Disclaimer: This is part of my notes on AI research papers. I do this to learn and communicate what I understand. Feel free to comment if you have any suggestion, that would be very much appreciated.

The following post is a comment on the paper LlaVA-Gemma: Accelerating Multimodal Foundation Models With a Compact Language Model by Musashi Hinck, Matthew L. Olson, David Cobbley, Shao-Yen Tseng, and Vasudev Lal.

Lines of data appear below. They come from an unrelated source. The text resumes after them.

template <bool UPD, bool IDX, int IN, bool POOL = false>
__device__ __forceinline__ void tower_rows_body(const TowerArgs& a) {
  static_assert(IN == 128 || IN == 64, "row-owned T1: inputs of 128 or 64");
  static_assert(!POOL || (!UPD && !IDX), "pooled input: the plain T1 only");
  constexpr int NI = IN / 32;
  constexpr int MTI = IN / 16;
  __shared__ __attribute__((aligned(16))) char wimg[RK_IMG];
  __shared__ __attribute__((aligned(16))) float xo[2][2][16 * 64];
  __shared__ float bsum[2][RK_W0 + RK_W1];
  __shared__ float lrow[TR];
  __shared__ __attribute__((aligned(16))) float xr[4][16 * IN];
  const int lane = threadIdx.x & 63, wid = __builtin_amdgcn_readfirstlane(threadIdx.x >> 6);
  typedef __attribute__((address_space(3))) void lds_void;
  typedef __attribute__((address_space(1))) void glb_void;
  if (wid == 4) {
    RK_STAMP_IMG(0);
    if (!TDBG(16)) {
#pragma unroll
      for (int k = 0; k < RK_IMG / 1024; ++k)
        __builtin_amdgcn_global_load_lds((glb_void*)(a.wimg + k * 1024 + lane * 16), (lds_void*)(wimg + k * 1024), 16, 0, 0);
    }
    RK_STAMP_IMG(1);
    __builtin_amdgcn_s_waitcnt(0x0F70);
    RK_STAMP_IMG(2);
    __syncthreads();
    RK_STAMP_IMG(3);
    __syncthreads();
    __syncthreads();
    return;
  }
  const int t = wid >> 1, h = wid & 1, q = lane >> 4, n = lane & 15;
  const RkCommon& C = a.rk.c;
  const RkTower& T = a.rk.tw[t];
  const int64_t B = C.B;
  const void* const labels = C.labels;
  const int label_dtype = C.label_dtype, gid_dtype = C.gid_dtype;
  const void* const idcol = T.idcol;
  const void* const tab0 = T.tab;
  const int64_t gmod = T.gmod;
  const float* const b0p = T.b0;
  const float* const b1p = T.b1;
  const int32_t* const claim = T.claim;
  const int32_t* const pos_out = T.pos_out;
  const int64_t pstride = T.rstride;
  const int nwg = C.nwg;
  if (UPD) asm volatile("" ::"s"(nwg), "s"(B), "s"(labels), "s"(label_dtype), "s"(gid_dtype), "s"(idcol), "s"(tab0), "s"(gmod), "s"(b0p), "s"(b1p), "s"(claim));
  else if (IDX) asm volatile("" ::"s"(nwg), "s"(B), "s"(labels), "s"(label_dtype), "s"(idcol), "s"(tab0), "s"(b0p), "s"(b1p), "s"(pos_out));
  else if (POOL) asm volatile("" ::"s"(nwg), "s"(B), "s"(labels), "s"(label_dtype), "s"(tab0), "s"(b0p), "s"(b1p), "s"(pstride));
  else asm volatile("" ::"s"(nwg), "s"(B), "s"(labels), "s"(label_dtype), "s"(gid_dtype), "s"(idcol), "s"(tab0), "s"(gmod), "s"(b0p), "s"(b1p));
  const int tile = xcd_remap((int)blockIdx.x, nwg);
  const int64_t m0 = (int64_t)tile * TR, m = m0 + 16 * h + n;
  const bool live = m < B;
  RK_STAMP(0);
  const bool wide = gid_dtype == TT_I64;
  const int64_t mc = live ? m : 0;
  RkRaw id_raw{0u, 0u}, pout_raw{0u, 0u};
  if (IDX) {
    id_raw.lo = (uint32_t) reinterpret_cast<const int32_t*>(idcol)[mc];
    pout_raw.lo = pos_out ? (uint32_t)pos_out[mc] : id_raw.lo;
  } else if (!POOL) {
    id_raw = rk_raw(idcol, wide, mc);
  }
  int32_t cl = -1;
  if (UPD) cl = claim[mc];
  const RkRaw lab_raw = rk_raw(labels, label_dtype == TT_I64, mc);
  f32x4 b0v[8], b1v[4];
  auto load_biases = [&]() {
#pragma unroll
    for (int mt = 0; mt < 8; ++mt) b0v[mt] = *reinterpret_cast<const f32x4*>(b0p + 32 * (mt >> 1) + 8 * q + 4 * (mt & 1));
#pragma unroll
    for (int mt = 0; mt < 4; ++mt) b1v[mt] = *reinterpret_cast<const f32x4*>(b1p + 32 * (mt >> 1) + 8 * q + 4 * (mt & 1));
  };
  load_biases();
  __builtin_amdgcn_sched_barrier(0);
  uint4 cpv = make_uint4(0u, 0u, 0u, 0u);
  uint4* cpd = nullptr;
  int64_t cp_per = 0, cp_end = 0;
  if constexpr (IDX) {
    if (a.xd.W) {
      const int64_t tot = px_copy_units(a.xd);
      cp_per = (tot + gridDim.x - 1) / gridDim.x;
      cp_end = min(tot, ((int64_t)blockIdx.x + 1) * cp_per);
      const int64_t u = (int64_t)blockIdx.x * cp_per + threadIdx.x;
      const uint4* cps;
      if (u < cp_end && px_copy_unit(a.xd, u, cps, cpd)) cpv = *cps;
      else cpd = nullptr;
    }
  }
  int64_t r;
  if (POOL) {
    r = live ? m : -1;
  } else if (IDX) {
    r = live ? (int64_t)(int32_t)id_raw.lo : -1;
  } else {
    const int64_t id = live ? rk_id(id_raw, wide) : 0;
    r = id != 0 ? py_mod64(id, gmod) : -1;
  }
  const float* tab = reinterpret_cast<const float*>(tab0);
  const int64_t rstride = POOL ? pstride : IN;
  RK_STAMP2(4);
  __builtin_amdgcn_sched_barrier(0);
  float* xw = xr[wid];
  constexpr int CPR = IDX ? IN / 8 : IN / 4;
  constexpr int RPI = 64 / CPR;
  constexpr int NDMA = 16 / RPI;
  if (IDX) {
    const int rr0 = lane / CPR, pc = lane % CPR;
    const char* src0 = reinterpret_cast<const char*>(tab0);
    const char* src[NDMA];
    int64_t rid[NDMA];
#pragma unroll
    for (int i = 0; i < NDMA; ++i) rid[i] = __shfl((long long)r, RPI * i + rr0, 64);
    rk_pin<NDMA>(rid);
#pragma unroll
    for (int i = 0; i < NDMA; ++i) {
      const int row = RPI * i + rr0;
      src[i] = src0 + (rid[i] >= 0 ? rid[i] : 0) * (IN * 2) + 16 * (pc ^ (row & (CPR - 1)));
    }
    rk_pin<NDMA>(src);
#pragma unroll
    for (int i = 0; i < NDMA; ++i)
      __builtin_amdgcn_global_load_lds((glb_void*)src[i], (lds_void*)(reinterpret_cast<char*>(xw) + i * 1024), 16, 0, 0);
  } else {
    const int rr0 = lane / CPR, pc = lane % CPR;
    const float* src[NDMA];
    int64_t rid[NDMA];
#pragma unroll
    for (int i = 0; i < NDMA; ++i) rid[i] = __shfl((long long)r, RPI * i + rr0, 64);
    rk_pin<NDMA>(rid);
#pragma unroll
    for (int i = 0; i < NDMA; ++i) {
      const int row = RPI * i + rr0;
      src[i] = tab + (rid[i] >= 0 ? rid[i] : 0) * rstride + 4 * (pc ^ row);
    }
    rk_pin<NDMA>(src);
#pragma unroll
    for (int i = 0; i < NDMA; ++i)
      if (!TDBG(32))
        __builtin_amdgcn_global_load_lds((glb_void*)src[i], (lds_void*)(xw + i * 256), 16, 0, 0);
  }
  __builtin_amdgcn_sched_barrier(0);
  DdPend pend;
  pend.key = DD_EMPTY;
  const int32_t li = (int32_t)(t * B + m);
  if (!UPD && a.dd_on && q == 0 && live) {
    const uint64_t key = r >= 0 ? (((uint64_t)(t ? a.dd_table[1] : a.dd_table[0]) << DD_TABLE_SHIFT) | (uint64_t)r)
                                : DD_EMPTY;
    dd_insert_begin(a.dd, key, li, pend);
  }
  RK_STAMP(1);
  const int in_max = C.in_max;
  const float grad_scale = C.grad_scale, fB = C.fB;
  DSlot* const slots = C.slots;
  __bf16* const xt_t = T.xt;
  __bf16* const act_t = T.act0;
  const float* const us_t = T.us;
  __builtin_amdgcn_sched_barrier(0);
  __builtin_amdgcn_s_waitcnt(0x0F70);
  if (UPD) asm volatile("" ::"s"(in_max), "s"(grad_scale), "s"(fB), "s"(slots), "s"(xt_t), "s"(act_t), "s"(us_t));
  else asm volatile("" ::"s"(in_max), "s"(grad_scale), "s"(fB), "s"(xt_t), "s"(act_t));
  RK_STAMP(2);
  __syncthreads();
  RK_STAMP(3);
  f32x4 xv[8];
  bf16x8 xb[4];
  if (IDX) {
#pragma unroll
    for (int s2 = 0; s2 < NI; ++s2) {
      const bf16x8 v = *reinterpret_cast<const bf16x8*>(reinterpret_cast<const char*>(xw) + n * (IN * 2) +
                                                         16 * ((4 * s2 + q) ^ (n & (CPR - 1))));
      xb[s2] = r >= 0 ? v : (bf16x8)(__bf16)0.f;
    }
  } else {
#pragma unroll
    for (int mt = 0; mt < MTI; ++mt) {
      const int c = 8 * (mt >> 1) + 2 * q + (mt & 1);
      const f32x4 v = *reinterpret_cast<const f32x4*>(xw + n * IN + 4 * (c ^ n));
      xv[mt] = r >= 0 ? v : (f32x4)(0.f);
    }
#pragma unroll
    for (int s2 = 0; s2 < NI; ++s2) xb[s2] = rk_pack(xv[2 * s2], xv[2 * s2 + 1]);
  }
  uint32_t word = 0u;
  float s_old = 0.f;
  if (UPD) {
    if (blockIdx.x == 0 && threadIdx.x == 0) {
      int32_t* const ctr = C.ctr;
      const int32_t nh = ctr[0];
      ctr[2] = nh;
      ctr[0] = 0;
    }
    word = reinterpret_cast<const uint32_t*>(&slots[cl >= 0 ? cl : 0].word)[0];
    s_old = us_t[r >= 0 ? r : 0];
  }
  __builtin_amdgcn_sched_barrier(0);
  const char* img0 = wimg + t * RK_IMG_T;
  const char* img1 = img0 + RK_W0 * 256;
  f32x4 acc[8];
  if (!TDBG(512)) rk_strip<NI>(xb, xt_t + m * in_max, q);
  rk_gemm<8, NI, false>(acc, img0, xb, lane);
  RK_STAMP(4);
  bf16x8 hb[4];
#pragma unroll
  for (int s = 0; s < 4; ++s) {
    f32x4 u0, u1;
#pragma unroll
    for (int j = 0; j < 4; ++j) {
      u0[j] = fmaxf(acc[2 * s][j] + b0v[2 * s][j], 0.f);
      u1[j] = fmaxf(acc[2 * s + 1][j] + b0v[2 * s + 1][j], 0.f);
    }
    hb[s] = rk_pack(u0, u1);
  }
  if (!TDBG(256)) rk_strip<4>(hb, act_t + m * MAXW, q);
  f32x4 uo[4];
  rk_gemm<4, 4, false>(acc, img1, hb, lane);
#pragma unroll
  for (int mt = 0; mt < 4; ++mt) uo[mt] = acc[mt];
#pragma unroll
  for (int mt = 0; mt < 4; ++mt) {
#pragma unroll
    for (int j = 0; j < 4; ++j) uo[mt][j] = fmaxf(uo[mt][j] + b1v[mt][j], 0.f);
    const int c = 8 * (mt >> 1) + 2 * q + (mt & 1);
    *reinterpret_cast<f32x4*>(&xo[t][h][n * 64 + ((c ^ n) << 2)]) = uo[mt];
  }
  RK_STAMP(5);
  RK_STAMP(6);
  __syncthreads();
  RK_STAMP(7);
  f32x4 vo[4];
#pragma unroll
  for (int mt = 0; mt < 4; ++mt) {
    const int c = 8 * (mt >> 1) + 2 * q + (mt & 1);
    vo[mt] = *reinterpret_cast<const f32x4*>(&xo[t ^ 1][h][n * 64 + ((c ^ n) << 2)]);
  }
  float gs[4];
#pragma unroll
  for (int mt = 0; mt < 4; ++mt) {
    float e = 0.f;
#pragma unroll
    for (int j = 0; j < 4; ++j) e = fmaf(uo[mt][j], vo[mt][j], e);
    gs[mt] = e;
  }
  float c0 = gs[0] + gs[1], c1 = gs[2] + gs[3];
  c0 += __shfl_xor(c0, 16, 64);
  c1 += __shfl_xor(c1, 16, 64);
  c0 += __shfl_xor(c0, 32, 64);
  c1 += __shfl_xor(c1, 32, 64);
  const float d = c0 + c1;
  float lo = 0.f, dl = 0.f;
  if (live) {
    const float x = d, y = rk_label(lab_raw, label_dtype);
    const float e = __expf(-fabsf(x));
    const float l1p = e < 1e-4f ? e * (1.f - 0.5f * e) : __logf(1.f + e);
    const float lsig = fminf(x, 0.f) - l1p;
    lo = (1.f - y) * x - lsig;
    const float rc = __builtin_amdgcn_rcpf(1.f + e);
    dl = ((x >= 0.f ? rc : e * rc) - y) * (grad_scale / fB);
  }
  const int hv = (int)(threadIdx.x >> 6) & 1;
  if (t == 0 && q == 0) lrow[16 * hv + n] = lo;
  float z1[16];
  bf16x8 z1b[4];
#pragma unroll
  for (int mt = 0; mt < 4; ++mt)
#pragma unroll
    for (int j = 0; j < 4; ++j) z1[4 * mt + j] = live && uo[mt][j] > 0.f ? dl * vo[mt][j] : 0.f;
#pragma unroll
  for (int s = 0; s < 2; ++s) {
    bf16x8 v;
#pragma unroll
    for (int j = 0; j < 8; ++j) v[j] = (__bf16)z1[8 * s + j];
    z1b[s] = v;
  }
  RK_STAMP(8);
  __bf16* const dzt0_t = T.dzt0;
  __bf16* const dzt1_t = T.dzt1;
  float* const uw_t = T.uw;
  const float ulr = C.ulr, ueps = C.ueps;
  int32_t* const multi = C.multi;
  const int nseg = C.nseg;
  rk_gemm<8, 2, true>(acc, img1, z1b, lane);
  if (UPD) asm volatile("" ::"s"(dzt0_t), "s"(dzt1_t), "s"(uw_t), "s"(ulr), "s"(ueps), "s"(multi), "s"(nseg));
  else asm volatile("" ::"s"(dzt0_t), "s"(dzt1_t));
  float z0[32];
  bf16x8 z0b[4];
#pragma unroll
  for (int mt = 0; mt < 8; ++mt)
#pragma unroll
    for (int j = 0; j < 4; ++j)
      z0[4 * mt + j] = live && (float)hb[mt >> 1][4 * (mt & 1) + j] > 0.f ? acc[mt][j] : 0.f;
#pragma unroll
  for (int s = 0; s < 4; ++s) {
    bf16x8 v;
#pragma unroll
    for (int j = 0; j < 8; ++j) v[j] = (__bf16)z0[8 * s + j];
    z0b[s] = v;
  }
  if (!TDBG(512)) rk_strip<2>(z1b, dzt1_t + m * MAXW, q);
  if (!TDBG(128)) rk_strip<4>(z0b, dzt0_t + m * MAXW, q);
  RK_STAMP(9);
  float* grow_t = nullptr;
  float* prow_t = nullptr;
  int64_t ldp = 0;
  float* db0_t = nullptr;
  float* db1_t = nullptr;
  float* logits = nullptr;
  float* loss_part = nullptr;
  if constexpr (!UPD) {
    grow_t = T.grow;
    prow_t = T.prow;
    ldp = C.ldp;
    db0_t = T.db0;
    db1_t = T.db1;
    logits = C.logits;
    loss_part = C.loss_part;
  }
  rk_gemm<MTI, 4, true>(acc, img0, z0b, lane);
  if constexpr (!UPD) asm volatile("" ::"s"(grow_t), "s"(prow_t), "s"(ldp), "s"(db0_t), "s"(db1_t), "s"(logits), "s"(loss_part));
  RK_STAMP(10);
  float* grow = nullptr;
  bool store_dx;
  if (IDX) {
    const int32_t po = (int32_t)pout_raw.lo;
    store_dx = r >= 0 && po >= 0;
    grow = grow_t + (int64_t)(store_dx ? po : 0) * IN;
    if (a.xd.W) grow = reinterpret_cast<float*>(px_row(a.xd, store_dx ? po : 0, IN * 4));
  } else {
    store_dx = live;
  }
  if (UPD) {
    float e2[2];
#pragma unroll
    for (int hh = 0; hh < 2; ++hh) {
      const float s0 = rw_sq4(acc[0 + hh]), s1 = rw_sq4(acc[2 + hh]);
      float c2;
      if constexpr (IN == 128) {
        const float s2 = rw_sq4(acc[4 + hh]), s3 = rw_sq4(acc[6 + hh]);
        c2 = (s0 + s2) + (s1 + s3);
      } else {
        c2 = s0 + s1;
      }
      c2 += __shfl_xor(c2, 32, 64);
      c2 += __shfl_xor(c2, 16, 64);
      e2[hh] = c2;
    }
    RK_STAMP2(0);
    const float sq = e2[0] + e2[1];
    const float snew = rw_state(s_old, sq, IN);
    const float step = rw_step(snew, ulr, ueps);
    const uint32_t cnt = word & (uint32_t)DD_CNT_MASK;
    const bool single = r >= 0 && cl >= 0 && cnt == 1u;
    {
      const bool mul = q == 0 && r >= 0 && cl >= 0 && cnt >= 2u && cnt <= (uint32_t)DD_INL;
      const uint64_t bal = __ballot(mul);
      const int seg = tile * 4 + wid;
      if (seg < nseg) {
        if (mul) multi[(int64_t)seg * DD_SEGW + 1 + __popcll(bal & ((1ull << lane) - 1))] = cl;
        if (lane == 0) multi[(int64_t)seg * DD_SEGW] = __popcll(bal);
      }
    }
#pragma unroll
    for (int mt = 0; mt < MTI; ++mt) {
      const int c = 8 * (mt >> 1) + 2 * q + (mt & 1);
      *reinterpret_cast<f32x4*>(xw + n * IN + 4 * (c ^ n)) = rw_apply(xv[mt], acc[mt], step);
    }
    RK_STAMP2(1);
    asm volatile("" ::: "memory");
    {
      const int rr0 = lane / CPR, pc = lane % CPR;
      float* wtab = uw_t;
      const int64_t rsend = single ? r : -1;
      int64_t rid[NDMA];
      f32x4 w[NDMA];
      grow_t = T.grow;
      prow_t = T.prow;
      ldp = C.ldp;
      db0_t = T.db0;
      db1_t = T.db1;
      logits = C.logits;
      loss_part = C.loss_part;
#pragma unroll
      for (int i = 0; i < NDMA; ++i) rid[i] = __shfl((long long)rsend, RPI * i + rr0, 64);
#pragma unroll
      for (int i = 0; i < NDMA; ++i) w[i] = *reinterpret_cast<const f32x4*>(xw + (RPI * i + rr0) * IN + 4 * pc);
      rk_pin<NDMA>(rid);
      rk_pin<NDMA>(w);
      asm volatile("" ::"s"(grow_t), "s"(prow_t), "s"(ldp), "s"(db0_t), "s"(db1_t), "s"(logits), "s"(loss_part));
#pragma unroll
      for (int i = 0; i < NDMA; ++i) {
        const int row = RPI * i + rr0;
        if (__builtin_expect(rid[i] >= 0, 1)) *reinterpret_cast<f32x4*>(wtab + rid[i] * IN + 4 * (pc ^ row)) = w[i];
      }
    }
    RK_STAMP2(2);
    if (single) {
      if (q == 0) {
        const_cast<float*>(us_t)[r] = snew;
        slots[cl].word = DD_EMPTY;
      }
      store_dx = prow_t != nullptr;
    }
  }
  if (!IDX) grow = grow_t + m * ldp;
  if (store_dx) {
#pragma unroll
    for (int mt = 0; mt < MTI; ++mt)
      *reinterpret_cast<f32x4*>(grow + 32 * (mt >> 1) + 8 * q + 4 * (mt & 1)) = acc[mt];
  }
  RK_STAMP2(3);
  if (t == 0 && q == 0 && live) logits[m] = d;
  if (!IDX && !POOL && prow_t && live) {
    float* prow = prow_t + m * ldp;
#pragma unroll
    for (int mt = 0; mt < MTI; ++mt) *reinterpret_cast<f32x4*>(prow + 32 * (mt >> 1) + 8 * q + 4 * (mt & 1)) = xv[mt];
  }
  RK_STAMP(11);
  RK_STAMP(12);
  rk_colsum<32>(z0, n);
  rk_colsum<16>(z1, n);
  auto feat = [&](int k) { return 32 * ((k >> 2) >> 1) + 8 * q + 4 * ((k >> 2) & 1) + (k & 3); };
  if (hv == 1) {
    bsum[t][feat(2 * n)] = z0[0];
    bsum[t][feat(2 * n + 1)] = z0[1];
    bsum[t][RK_W0 + feat(n)] = z1[0];
  }
  RK_STAMP(13);
  __syncthreads();
  RK_STAMP(14);
  if (hv == 0) {
    float* db0 = db0_t + (int64_t)tile * MAXW;
    float* db1 = db1_t + (int64_t)tile * MAXW;
    db0[feat(2 * n)] = z0[0] + bsum[t][feat(2 * n)];
    db0[feat(2 * n + 1)] = z0[1] + bsum[t][feat(2 * n + 1)];
    db1[feat(n)] = z1[0] + bsum[t][RK_W0 + feat(n)];
    if (t == 0 && lane == 0) {
      float p = 0.f;
      for (int i = 0; i < TR; ++i) p += lrow[i];
      loss_part[tile] = p;
    }
  }
  if (!UPD && a.dd_on && q == 0) dd_insert_defer_finish_at(a.dd, pend, li, tile, 16 * wid + n);
  if constexpr (IDX) {
    if (cpd) *cpd = cpv;
    if (a.xd.W) {
      for (int64_t u = (int64_t)blockIdx.x * cp_per + threadIdx.x + 256; u < cp_end; u += 256) {
        const uint4* s2;
        uint4* d2;
        if (px_copy_unit(a.xd, u, s2, d2)) *d2 = *s2;
      }
    }
    if (a.xd.epoch && blockIdx.x == 0 && threadIdx.x == 0)
      __hip_atomic_fetch_add(a.xd.epoch, 1, __ATOMIC_RELAXED, __HIP_MEMORY_SCOPE_AGENT);
  }
  RK_STAMP(15);
}
template <bool UPD, bool IDX = false, int IN = 128, bool POOL = false>
__global__ void __launch_bounds__(RK_THREADS) tower_rows_kernel(TowerArgs a) {
  tower_rows_body<UPD, IDX, IN, POOL>(a);
}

Hinck et. al. who are part of the Cognitive AI research area at Intel Labs, train a suite of Multimodal Foundation Models (MFM) using the LLaVA framework with the recently released Gemma Large Language Models (LLM). There is an increasing interest in small and capable Vision Language Models (VLM) and their proposed model, LLaVA-Gemma, is a step towards this direction. They provide an ablation study on three design features of the model:

  1. Utilizing a more powerful image backbone: The original LLaVA model uses CLIP as a pretrained vision encoder. They propose to use a larger and more powerful vision encoder, the DINOv2. Both models are compared in terms of GQA, MME, MM-Vet, POPE, VQAv2, and, MMVP, which are common benchmarking tools to other LLM works. The DINOv2 model shows better performance in general.

  2. Increasing the size of the language backbone: In the case of the language encoder, LLaVA uses Llama-2, whereas Hinck et. al. use the recently released Gemma model. It comes in a variety of sizes, of which they use the smaller ones, Gemma-2B and Gemma-7B. The main difference between Llama and Gemma is that the latter uses a larger token set than any other LLM, that is 256k tokens (vs 50k tokens in Llama). However, their experiments show that the larger token set does not improve the performance of the model, in fact, it shows a decrease in performance (in terms of the above mentioned benchmarks). Since there is no a priori reason to expect this behaviour, they suggest that understanding the reasons behind this could be a fruitful area for future research.

  3. Pretraining the connector: Other studies have shown that pretraining the connector, which is a MLP that maps the image features to the language features, can downstream performance. Contrary to this, their experiments show that pretraining the connector do improve the performance of the model.

A deeper analysis between Gemma-2B and Gemma-7B shows that the larger model does

Overall, the proposed LLaVA-Gemma falls short of performance compared to the SOTA models, but it is a step towards the democratization of VLMs. The good part is that authors have made the code and models available in the Hugging Face repository!

References

[1] Hinck, M., Olson, M. L., Cobbley, D., Tseng, S.-Y., & Lal, V. (2024). LlaVA-Gemma: Accelerating Multimodal Foundation Models With a Compact Language Model. arXiv:2404.01331.

[2] Karamcheti, S., Nair, S., Balakrishna, A., Liang, P., Kollar, T., & Sadigh, D. (2024). Prismatic VLMs: Investigating the Design Space of Visually-Conditioned Language Models. arXiv:2402.07865.